Correlation analysis

In table 4.3 the strength of the relationship between the dependent and the independent variables is illustrated in a correlation matrix. The correlation matrix shows that almost all the independent variables except education and age have a significant correlation with the dependent variable, both positive and negative. Education (-.40) and age both have a very small insignificant relationship with the dependent variable. A significant positive relationship is found between equity stake acquired and the following independent variables: ownership structure (.171), experience (.175) and director shares (.182).

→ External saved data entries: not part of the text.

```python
def pk_norm(norm: nn.Module) -> Tuple[torch.Tensor, torch.Tensor]:
    return cached(norm, "norm", [norm.weight, norm.bias], lambda: (fp16(norm.weight), fp16(norm.bias)))

# ... 4 lines not shown
```

### pfd_b200/native.py

```python
from __future__ import annotations

import ctypes
import os
import re
from ctypes import POINTER, c_char_p, c_float, c_int32, c_int64, c_uint32, c_void_p
from typing import Dict, List, Optional, Sequence, Tuple

import torch

_HERE = os.path.dirname(os.path.abspath(__file__))
LIB_PATH = os.environ.get("PFD_B200_LIB") or os.path.join(_HERE, "libpfd_b200.so")
HEADER = os.path.join(_HERE, os.pardir, "include", "pfd_b200.h")

PFD_MAX_SEG = 3
ACT_NONE, ACT_SILU, ACT_GELU, ACT_RELU, ACT_GEGLU = 0, 1, 2, 3, 4
PFD_KSAMPLER_NCOEF = 6
PFD_HED_MAX_SIDES = 5
PFD_PIDINET_SIDE_PARAMS = 161
PFD_MLSD_TOPK = 200
PFD_OPENPOSE_MAX_PEAKS = 128
PFD_OPENPOSE_MAX_PERSONS = 17 * PFD_OPENPOSE_MAX_PEAKS


class GemmDesc(ctypes.Structure):
# ... 220 lines not shown

def pack_geglu(w: torch.Tensor, b: Optional[torch.Tensor]):
    n2 = w.shape[0]
    inner = n2 // 2
    bn = geglu_tile(n2)
    h = bn // 2
    idx = torch.arange(n2, device=w.device).reshape(n2 // bn, 2, h)
    tile = torch.arange(n2 // bn, device=w.device).reshape(-1, 1)
    j = torch.arange(h, device=w.device).reshape(1, -1)
    src = torch.stack([tile * h + j, inner + tile * h + j], dim=1).reshape(-1)
    wp = w.index_select(0, src).contiguous()
    bp = b.index_select(0, src).contiguous() if b is not None else None
    return wp, bp, bn


def conv3x3(x: torch.Tensor, w: torch.Tensor, bias: Optional[torch.Tensor] = None, *, stride: int = 1,
            rowadd: Optional[torch.Tensor] = None, act: int = ACT_NONE,
            residual: Optional[torch.Tensor] = None, out: Optional[torch.Tensor] = None,
            skip: Sequence[torch.Tensor] = (), tap_off: int = 0) -> torch.Tensor:
    NB, H, W, C = x.shape
    Ho, Wo = (H - 1 - tap_off) // stride + 1, (W - 1 - tap_off) // stride + 1
    N = w.shape[0]
    if out is None:
        out = torch.empty((NB, Ho, Wo, N), device=x.device, dtype=torch.float16)
    segs = [(x, 9, C, (x.stride(2), x.stride(1), x.stride(0)))]
    for s in skip:
        segs.append((s, 1, s.shape[3], (s.stride(2), s.stride(1), s.stride(0))))
    gemm_raw(segs, in_w=W, in_h=H, stride=stride, W=Wo, H=Ho, NB=NB, w=w, N=N, K=w.stride(0), act=act,
             bias=bias, rowadd=rowadd, residual=residual, out=out,
             so=(out.stride(0), 0, out.stride(1), out.stride(2), 0, 1), tap_off=tap_off)
    return out


def conv1x1(x: torch.Tensor, w: torch.Tensor, bias: Optional[torch.Tensor] = None, *, act: int = ACT_NONE,
            residual: Optional[torch.Tensor] = None, out: Optional[torch.Tensor] = None,
            x2: Optional[torch.Tensor] = None) -> torch.Tensor:
    NB, H, W, C = x.shape
    N = w.shape[0]
    if out is None:
        out = torch.empty((NB, H, W, N), device=x.device, dtype=torch.float16)
    r = residual.reshape(NB * H * W, -1) if residual is not None else None
    linear(x.reshape(NB * H * W, C), w, bias, act=act, residual=r, out=out.reshape(NB * H * W, N),
           x2=None if x2 is None else x2.reshape(NB * H * W, -1))
    return out
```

The positive relationship between ownership structure and equity stake acquired is supported by the negative relationship between firm size and equity stake acquired (-.312), because when firm size increases, ownership gets more dispersed. A significant negative relationship is found between equity stake acquired and the following independent variables: fixed compensation (-.157) and variable compensation (-.173). A negative relationship between equity stake and variable pay was not expected, as both compensation variables show a negative relationship, it would imply that compensation as a whole does not affect entry mode selection. There is a strong relationship between the control variable firm size (-.312), but board size (-.055) has a very small effect and is not significant.

A correlation between the predictor variables of .80 or higher can imply multicollinearity. Multicollinearity poses a problem for multiple regression, because regression requires only one predictor. The correlation matrix shows no correlation higher than .80. In order to rule out multicollinearity further, two collinearity diagnostics are reviewed: the tolerance statistic and the variance inflation factor (VIF). These are presented in table 4.3. Both a tolerance score close to zero, as well as a VIF score close to ten are indicators of multicollinearity problems. Neither of the reported statistics comes close to these scores, so multicollinearity is ruled out.